Figure 4.25. One possible interleaving scheme.

If the original code was cyclic with generator polynomial g(X), the new interleaved code is also cyclic, with generator polynomial g(Xα). The interleaved code can therefore be encoded and decoded as a cyclic code.

As a result, a burst of errors of length up to α bits produces at most one error per original codeword. If the underlying code can correct t or fewer errors, then the interleaved code can correct any combination of up to t bursts, each no longer than α bits.

In practice, deinterleaving at the receiver restores the original sequence order before decoding. The choice of interleaving depth α depends on the expected burst length and the acceptable delay introduced by the interleaver, since deeper interleaving improves burst tolerance at the cost of higher latency and memory requirements.
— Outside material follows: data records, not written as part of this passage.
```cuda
static int make_result(fzb_result **out, fzb_result **res) {
    if (!out) return fail(FZB_E_INVALID, "out is NULL");
    *out = nullptr;
    *res = new (std::nothrow) fzb_result();
    if (!*res) return fail(FZB_E_CUDA, "out of host memory");
    return FZB_OK;
}

static int search_hamming(fzb_haystack *h, const uint8_t *pattern, const Plan &pl, uint32_t flags, fzb_result *res);

static int run_route(fzb_haystack *h, const uint8_t *pattern, const Plan &pl, uint32_t flags, fzb_result *res) {
    res->unconsolidated = pl.route == Route::Exact || pl.route == Route::Hamming;
    const int post_mode = res->unconsolidated ? 2 : (flags & FZB_F_NO_FINAL) ? 0 : 1;
    int rc = pl.route == Route::Hamming ? search_hamming(h, pattern, pl, flags, res)
             : pl.route == Route::LevLp ? search_lev_lp(h, pattern, pl, flags, res, post_mode)
             : pl.generic()             ? search_generic(h, pattern, pl, flags, res, post_mode)
                                        : search_lev_ngrams(h, pattern, pl, flags, res, post_mode);
    if (rc == FZB_OK && post_mode && (flags & FZB_F_GLOBAL)) rc = finish_global(h, res);
    return rc;
}

template <class P>
static int run_search(fzb_haystack *h, const uint8_t *pattern, uint32_t flags, fzb_result **out, P plan) {
    HandleLock handle_lock(h);
    fzb_result *res;
    int rc = make_result(out, &res);
    if (rc) return rc;
    Plan pl;
    rc = plan(pl);
    if (rc == FZB_OK) rc = run_route(h, pattern, pl, flags, res);
    if (rc) {
        fzb_result_destroy(res);
        return rc;
    }
    *out = res;
    return FZB_OK;
// ... 755 lines not shown
    explicit BufferView(fzb_haystack *hs)
        : h(hs), d(hs->d), buf_len(hs->buf_len), buf_lo(hs->buf_lo), own_lo(hs->own_lo), own_hi(hs->own_hi),
          padded_len(hs->padded_len), global_len(hs->global_len), coll_prob(hs->coll_prob) {}
    ~BufferView() {
        h->d = d;
        h->buf_len = buf_len;
        h->buf_lo = buf_lo;
        h->own_lo = own_lo;
        h->own_hi = own_hi;
        h->padded_len = padded_len;
        h->global_len = global_len;
        h->coll_prob = coll_prob;
    }
    BufferView(const BufferView &) = delete;
    BufferView &operator=(const BufferView &) = delete;
    void set(uint64_t vlo, uint64_t vhi, uint64_t lo, uint64_t hi) {
        h->d = d + (vlo - buf_lo);
        h->buf_lo = vlo;
        h->buf_len = vhi - vlo;
        h->padded_len = round_up(h->buf_len, 128) + 128;
        h->own_lo = lo;
        h->own_hi = hi;
    }
};

extern "C" int fzb_search_exact_window(fzb_haystack *h, const uint8_t *pattern, uint32_t m, uint64_t start,
                                       uint64_t end, uint32_t flags, fzb_result **out) {
    HandleLock handle_lock(h);
    if (!h || !out) return fail(FZB_E_INVALID, "NULL argument");
    *out = nullptr;
    TRY(refuse_records(h, "the windowed exact search"));
    if (flags & FZB_F_GLOBAL) return fail(FZB_E_INVALID, "windowed exact search is per handle");
    if (!is_whole_sequence(h)) return fail(FZB_E_INVALID, "windowed exact search needs a whole (unsharded) sequence");
    start = std::min<uint64_t>(start, h->global_len);
    end = std::max<uint64_t>(start, std::min<uint64_t>(end, h->global_len));
    if (end - start < m) {
        Plan pl;
        int rc0 = plan_exact(h, pattern, m, flags, pl);
        if (rc0) return rc0;
        fzb_result *res;
        rc0 = make_result(out, &res);
        if (rc0) return rc0;
        res->unconsolidated = true;
        res->have_fin = true;
        *out = res;
        return FZB_OK;
    }
    const uint64_t halo = round_up((uint64_t)m, 128) + 128;
    BufferView view(h);
    view.set((start > halo ? start - halo : 0) / 128 * 128, end, start, end);
    h->global_len = end;
    h->coll_prob = -1.0;
    const int rc = fzb_search_exact(h, pattern, m, flags, out);
    if (rc == FZB_OK && *out) (*out)->fetch_raw();
    return rc;
}

typedef CUresult (*EncodeTiledFn)(CUtensorMap *, CUtensorMapDataType, cuuint32_t, void *, const cuuint64_t *,
                                  const cuuint64_t *, const cuuint32_t *, const cuuint32_t *, CUtensorMapInterleave,
                                  CUtensorMapSwizzle, CUtensorMapL2promotion, CUtensorMapFloatOOBfill);

static int make_row_maps(fzb_haystack *h, CUtensorMap *map256, CUtensorMap *map8) {
    static const EncodeTiledFn encode = []() -> EncodeTiledFn {
        void *fn = nullptr;
        cudaDriverEntryPointQueryResult q;
        if (cudaGetDriverEntryPoint("cuTensorMapEncodeTiled", &fn, cudaEnableDefault, &q) != cudaSuccess) return nullptr;
        return (fn && q == cudaDriverEntryPointSuccess) ? (EncodeTiledFn)fn : nullptr;
    }();
    if (!encode) {
        cudaGetLastError();
        return fail(FZB_E_CUDA, "cuTensorMapEncodeTiled not available");
    }
    const cuuint64_t rows = h->padded_len / kHcRowBytes;
    const cuuint64_t dims[2] = {(cuuint64_t)kHcRowBytes, rows};
    const cuuint64_t strides[1] = {(cuuint64_t)kHcRowBytes};
    const cuuint32_t estr[2] = {1, 1};
    for (int which = 0; which < 2; which++) {
        const cuuint32_t box[2] = {(cuuint32_t)kHcRowBytes, which == 0 ? 256u : (cuuint32_t)kHcHaloRows};
        CUresult r = encode(which == 0 ? map256 : map8, CU_TENSOR_MAP_DATA_TYPE_UINT8, 2, h->d, dims, strides, box,
                            estr, CU_TENSOR_MAP_INTERLEAVE_NONE, CU_TENSOR_MAP_SWIZZLE_128B,
                            CU_TENSOR_MAP_L2_PROMOTION_L2_128B, CU_TENSOR_MAP_FLOAT_OOB_FILL_NONE);
        if (r != CUDA_SUCCESS) return fail(FZB_E_CUDA, "cuTensorMapEncodeTiled failed (%d)", (int)r);
    }
    return FZB_OK;
}

static int search_hamming(fzb_haystack *h, const uint8_t *pattern, const Plan &pl, uint32_t flags, fzb_result *res) {
    const uint32_t m = pl.m;
    int rc;
    ScanParams p;
    fill_params(h, pattern, m, p);
    p.k = (int)pl.k;
    if (flags & FZB_F_TINY_LIST) p.glist_cap = std::min(h->glist_cap, 8u);
    const RecSet rs = rec_set(h);
    CK(cudaSetDevice(h->device));
    res->stats.route = 4;
    res->stats.bytes_scanned = h->buf_len;
    const bool counting = !(flags & FZB_F_FORCE_DENSE) && (int)m >= 4 * p.k + 7 && p.k <= 7 && h->buf_len > 0;
    HamCountParams hp{};
    CUtensorMap map256, map8;
    int slices = 0;
    if (counting) {
        hp.Wc = std::min<int>((int)(m - 3) / 4, 8);
        slices = hp.Wc - p.k <= 4 ? 2 : 3;
        hp.bias = (1 << slices) - (hp.Wc - p.k);
        hp.nrows = (int64_t)(round_up(h->buf_len, kHcRowBytes) / kHcRowBytes);
        rc = make_row_maps(h, &map256, &map8);
// ... 931 lines not shown
    } while (rc == FZB_OK && !*found && lo < whole.own_hi);
    return rc;
}

extern "C" int fzb_debug_counters(const fzb_haystack *h, uint32_t out[32]) {
    if (!h || !out) return fail(FZB_E_INVALID, "NULL argument");
    memset(out, 0, 32 * sizeof(uint32_t));
    memcpy(out, h->h_counters.get(), CNT_COUNT * sizeof(uint32_t));
    if (h->peer) memcpy(out + 16, h->peer->h_ghdr.get(), 16 * sizeof(uint32_t));
    return FZB_OK;
}

extern "C" int fzb_debug_expand(const uint8_t *subs, const uint32_t *sub_off, const uint8_t *seqs,
                                const uint32_t *seq_off, const int32_t *max_l, const int32_t *variant, uint32_t count,
                                int device, int32_t *out) {
    if (count && (!subs || !sub_off || !seqs || !seq_off || !max_l || !variant || !out))
        return fail(FZB_E_INVALID, "NULL argument");
    if (device < 0 || device >= fzb_device_count()) return fail(FZB_E_CUDA, "CUDA device %d not available", device);
    if (count == 0) return FZB_OK;
    for (uint32_t i = 0; i < count; i++) {
        if (sub_off[i + 1] < sub_off[i] || seq_off[i + 1] < seq_off[i]) return fail(FZB_E_INVALID, "bad offsets");
        if (sub_off[i + 1] - sub_off[i] >= (uint32_t)kDbgMax || seq_off[i + 1] - seq_off[i] >= 2u * kDbgMax)
            return fail(FZB_E_UNSUPPORTED, "case %u too long for the debug entry", i);
        if (variant[i] < 0 || variant[i] > 2 || max_l[i] < 0) return fail(FZB_E_INVALID, "bad variant / budget");
    }
    CK(cudaSetDevice(device));
    const size_t nsub = std::max<size_t>(sub_off[count], 1), nseq = std::max<size_t>(seq_off[count], 1);
    DevBuf<uint8_t> d_subs, d_seqs;
    DevBuf<uint32_t> d_so, d_qo;
    DevBuf<int32_t> d_k, d_v, d_out;
    TRY(d_subs.alloc(nsub));
    TRY(d_seqs.alloc(nseq));
    TRY(d_so.alloc(count + 1));
    TRY(d_qo.alloc(count + 1));
    TRY(d_k.alloc(count));
    TRY(d_v.alloc(count));
    TRY(d_out.alloc((uint64_t)count * 8));
    CK(cudaMemcpy(d_subs.get(), subs, sub_off[count], cudaMemcpyHostToDevice));
    CK(cudaMemcpy(d_seqs.get(), seqs, seq_off[count], cudaMemcpyHostToDevice));
    CK(cudaMemcpy(d_so.get(), sub_off, (count + 1) * sizeof(uint32_t), cudaMemcpyHostToDevice));
    CK(cudaMemcpy(d_qo.get(), seq_off, (count + 1) * sizeof(uint32_t), cudaMemcpyHostToDevice));
    CK(cudaMemcpy(d_k.get(), max_l, count * sizeof(int32_t), cudaMemcpyHostToDevice));
    CK(cudaMemcpy(d_v.get(), variant, count * sizeof(int32_t), cudaMemcpyHostToDevice));
    k_debug_expand<<<count, 32>>>(d_subs.get(), d_so.get(), d_seqs.get(), d_qo.get(), d_k.get(), d_v.get(), d_out.get());
    CK(cudaGetLastError());
    CK(cudaMemcpy(out, d_out.get(), (size_t)count * 8 * sizeof(int32_t), cudaMemcpyDeviceToHost));
    return FZB_OK;
}

extern "C" uint64_t fzb_result_count(const fzb_result *r, int which) {
    if (!r) return 0;
    if (which != FZB_RAW && r->has_global) return r->gcount;
    if (which == FZB_RAW) return r->raw_n;
    return r->fin.size();
}

extern "C" int fzb_result_copy(const fzb_result *r, int which, int64_t *start, int64_t *end, int32_t *dist,
                               int32_t *anchor_ngram, int64_t *anchor_idx) {
    if (!r) return fail(FZB_E_INVALID, "result is NULL");
    if (which == FZB_RAW) const_cast<fzb_result *>(r)->order_raw();
    if (which != FZB_RAW && r->has_global) const_cast<fzb_result *>(r)->fetch_raw();
    const std::vector<RawRec> &v = (which != FZB_RAW && r->has_global) ? r->gfin : (which == FZB_RAW ? r->raw : r->fin);
    const bool anchors = (which == FZB_RAW) && (r->stats.route <= 2);
    for (size_t i = 0; i < v.size(); i++) {
        if (start) start[i] = v[i].start;
        if (end) end[i] = v[i].end;
        if (dist) dist[i] = v[i].dist;
        if (anchor_ngram) anchor_ngram[i] = anchors ? v[i].ngram : -1;
        if (anchor_idx) anchor_idx[i] = anchors ? v[i].idx : -1;
    }
    return FZB_OK;
}

extern "C" int fzb_result_stats(const fzb_result *r, fzb_stats *out) {
    if (!r || !out) return fail(FZB_E_INVALID, "NULL argument");
    *out = r->stats;
    return FZB_OK;
}

extern "C" void fzb_result_destroy(fzb_result *r) {
    if (!r) return;
    {
        std::lock_guard<std::mutex> lock(g_pending_mutex);
        if (r->owner) {
            r->owner->pending = nullptr;
            r->owner = nullptr;
        }
    }
    delete r;
}
```

### fuzzysearch_b200/csrc/post_kernels.cuh

```cuda
#pragma once
#include "kernels.cuh"

namespace fzb {

constexpr int kPostMax = 16384;
constexpr int kPostThreads = 1024;
enum { CNT_POST_DONE = 5, CNT_NFINAL = 6, CNT_TICKET = 9, CNT_SEQ = 15 };
constexpr int kFinCols = 5;
constexpr size_t kPostSmem = (size_t)kPostMax * 8 + (size_t)kPostMax * 4;

struct PostArgs {
    const uint64_t *rkeys;
    uint32_t cap;
    int mode;
    uint64_t *sorted;
    int64_t *fin;
    int64_t *h_fin;
    uint32_t *h_counters;
    uint32_t *counters;
    uint32_t seq;
    int clear;
};

__device__ __forceinline__ uint32_t gtimer_lo() {
#ifdef FZB_EMU
    return (uint32_t)emu::cycles();
#else
    unsigned long long t;
    asm volatile("mov.u64 %0, %globaltimer;" : "=l"(t));
    return (uint32_t)t;
#endif
}

__device__ __forceinline__ uint32_t block_scan_sum(uint32_t v, uint32_t *scratch, uint32_t *total) {
    const int lane = threadIdx.x & 31, w = threadIdx.x >> 5;
    uint32_t inc = v;
#pragma unroll
    for (int o = 1; o < 32; o <<= 1) {
        const uint32_t t = __shfl_up_sync(0xFFFFFFFFu, inc, o);
        if (lane >= o) inc += t;
    }
    if (lane == 31) scratch[w] = inc;
    __syncthreads();
    if (w == 0) {
        const uint32_t x = scratch[lane];
        uint32_t xi = x;
#pragma unroll
        for (int o = 1; o < 32; o <<= 1) {
            const uint32_t t = __shfl_up_sync(0xFFFFFFFFu, xi, o);
            if (lane >= o) xi += t;
        }
        scratch[lane] = xi - x;
        if (lane == 31) scratch[32] = xi;
    }
    __syncthreads();
    const uint32_t r = scratch[w] + inc - v;
    *total = scratch[32];
    __syncthreads();
    return r;
}

__device__ __forceinline__ unsigned long long block_scan_max(unsigned long long v, unsigned long long *scratch,
                                                             unsigned long long *total) {
    const int lane = threadIdx.x & 31, w = threadIdx.x >> 5;
    unsigned long long inc = v;
#pragma unroll
    for (int o = 1; o < 32; o <<= 1) {
        const unsigned long long t = __shfl_up_sync(0xFFFFFFFFu, inc, o);
        if (lane >= o) inc = max(inc, t);
    }
// ... 31 lines not shown
    __shared__ uint32_t s_ticket;
    const uint32_t nraw = a.counters[CNT_OUT];
    const uint32_t n = a.counters[CNT_KEYS];
    const bool fits = nraw <= (uint32_t)kPostMax && nraw <= a.cap;
    const uint32_t tid = threadIdx.x, lane = tid & 31, warp = tid >> 5;
    const uint32_t G = gridDim.x, b = blockIdx.x;
    if (!fits) {
        if (b == 0) {
            if (tid < CNT_SEQ) a.h_counters[tid] = a.counters[tid];
            __threadfence_system();
            __syncthreads();
            if (tid == 0) a.h_counters[CNT_SEQ] = a.seq;
        }
        return;
    }
    const uint32_t t_start = gtimer_lo();
    const uint32_t lo = (uint32_t)((uint64_t)n * b / G), hi = (uint32_t)((uint64_t)n * (b + 1) / G);
    if (a.mode != 0 && n > 0) {
        for (uint32_t i = tid; i < n; i += kPostThreads) keys[i] = a.rkeys[i];
        __syncthreads();
        for (uint32_t i0 = lo + 2 * warp; i0 < hi; i0 += 2 * (kPostThreads / 32)) {
            const uint32_t i1 = min(i0 + 1, hi - 1);
            const uint64_t key0 = keys[i0], key1 = keys[i1];
            uint32_t c0 = 0, c1 = 0;
            for (uint32_t j = lane; j < n; j += 32) {
                const uint64_t kj = keys[j];
                c0 += (kj < key0) || (kj == key0 && j < i0);
                c1 += (kj < key1) || (kj == key1 && j < i1);
            }
            c0 = __reduce_add_sync(0xFFFFFFFFu, c0);
            c1 = __reduce_add_sync(0xFFFFFFFFu, c1);
            if (lane == 0) {
                a.sorted[c0] = key0;
                a.sorted[c1] = key1;
            }
        }
    }
    const uint32_t t_ranked = gtimer_lo();
    __threadfence();
    __syncthreads();
    if (tid == 0) s_ticket = atomicAdd(&a.counters[CNT_TICKET], 1u);
    __syncthreads();
    if (s_ticket != G - 1) return;
    __threadfence();
    const uint32_t t_ticket = gtimer_lo();
    uint32_t t_sorted = t_ticket, t_swept = t_ticket;
    uint32_t nfinal = 0;
    if (a.mode != 0 && n > 0) {
        for (uint32_t i = tid; i < n; i += kPostThreads) keys[i] = __ldcg(a.sorted + i);
        __syncthreads();
        t_sorted = gtimer_lo();
        if (a.mode == 2) {
            nfinal = n;
            for (uint32_t i = tid; i < n; i += kPostThreads) {
                const uint64_t kx = keys[i];
                const int64_t s = (int64_t)(kx >> 18), e = s + (int64_t)((kx >> 8) & 1023u);
                int64_t *row = a.fin + (size_t)kFinCols * i;
                row[0] = s;
                row[1] = e;
                row[2] = (int64_t)(kx & 255u);
                row[3] = s;
                row[4] = e;
            }
        } else {
            for (uint32_t i = tid; i < n; i += kPostThreads) segbest[i] = 0xFFFFFFFFu;
            __syncthreads();
            unsigned long long carry_hull = 0;
            uint32_t carry_groups = 0;
            for (uint32_t base = 0; base < n; base += kPostThreads) {
                const uint32_t i = base + tid;
                const bool live = i < n;
                const uint64_t kx = live ? keys[i] : 0;
                const unsigned long long s = kx >> 18, len = (kx >> 8) & 1023u, e = live ? s + len : 0;
                unsigned long long round_max;
                const unsigned long long hull = max(carry_hull, block_scan_max(e, scr64, &round_max));
                const bool head = live && (i == 0 || s >= hull);
                uint32_t round_heads;
                const uint32_t before = block_scan_sum(head ? 1u : 0u, scr32, &round_heads);
                if (live) {
                    const uint32_t g = carry_groups + before + (head ? 1u : 0u) - 1u;
                    if (head) {
                        a.fin[(size_t)kFinCols * g + 3] = (int64_t)s;
                        if (g >= 1) a.fin[(size_t)kFinCols * (g - 1) + 4] = (int64_t)hull;
                    }
                    if (i == n - 1) a.fin[(size_t)kFinCols * g + 4] = (int64_t)max(hull, e);
                    const uint32_t score = ((uint32_t)(kx & 255u) << 24) | ((uint32_t)(1023u - len) << 14) | i;
                    atomicMin(&segbest[g], score);
                }
                carry_hull = max(carry_hull, round_max);
                carry_groups += round_heads;
            }
            nfinal = carry_groups;
            __syncthreads();
            for (uint32_t g = tid; g < nfinal; g += kPostThreads) {
                const uint64_t kx = keys[segbest[g] & 16383u];
                const int64_t s = (int64_t)(kx >> 18);
                int64_t *row = a.fin + (size_t)kFinCols * g;
                row[0] = s;
                row[1] = s + (int64_t)((kx >> 8) & 1023u);
                row[2] = (int64_t)(kx & 255u);
            }
        }
        __threadfence_block();
        __syncthreads();
        t_swept = gtimer_lo();
        const uint32_t nvec = (uint32_t)(((size_t)nfinal * kFinCols * 8 + 15) / 16);
        const uint4 *src = reinterpret_cast<const uint4 *>(a.fin);
        uint4 *dst = reinterpret_cast<uint4 *>(a.h_fin);
        for (uint32_t i = tid; i < nvec; i += kPostThreads) dst[i] = __ldcg(src + i);
    }
    __syncthreads();
    if (tid == 0) {
        a.counters[CNT_NFINAL] = nfinal;
        a.counters[CNT_POST_DONE] = 1u;
        a.counters[10] = t_ranked - t_start;
        a.counters[11] = t_sorted - t_ranked;
        a.counters[12] = t_swept - t_sorted;
        a.counters[13] = gtimer_lo() - t_swept;
    }
    __syncthreads();
    if (tid < CNT_SEQ) a.h_counters[tid] = a.counters[tid];
    if (a.clear && tid < CNT_COUNT) a.counters[tid] = 0;
    __threadfence_system();
    __syncthreads();
    if (tid == 0) a.h_counters[CNT_SEQ] = a.seq;
}

}
```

Interleaving is beneficial in both terrestrial and satellite communications, but its relative importance depends on the underlying channel characteristics. In terrestrial systems, such as mobile, microwave, and wireless links, multipath fading, impulse noise, and shadowing often produce long bursts of errors. Interleaving is therefore essential in these environments to randomize burst errors and enable effective use of convolutional, turbo, or LDPC codes.

In satellite channels, by contrast, noise is generally dominated by AWGN, which produces mostly random errors. Interleaving is therefore less critical in clear-sky conditions but remains valuable when links experience rain fade, ionospheric scintillation, or shadowing—particularly at low elevation angles or in mobile-satellite environments.

Consequently, interleaving is an integral part of concatenated coding schemes such as ReedSolomon plus convolutional codes used in CCSDS and DVB standards, where it separates the error patterns seen by inner and outer decoders. Overall, interleaving provides an effective and low-complexity means of improving error resilience, trading increased delay and buffer memory for markedly better performance in burst-error channels.

The principal cost of interleaving is delay. Because the transmitter must accumulate data before rearranging it, and the receiver must wait until sufficient data have been received to perform de-interleaving, additional latency is introduced into the communication system. The amount of delay depends on the depth of the interleaver: larger interleavers provide greater protection against longer burst errors but require more memory and introduce longer delays. Designers therefore select the interleaver depth to achieve an appropriate balance between burst-error protection and system latency.

Interleaving illustrates an important principle that appears repeatedly throughout communications engineering: system performance can often be improved not by changing the communication channel itself, but by changing the way information is presented to the channel.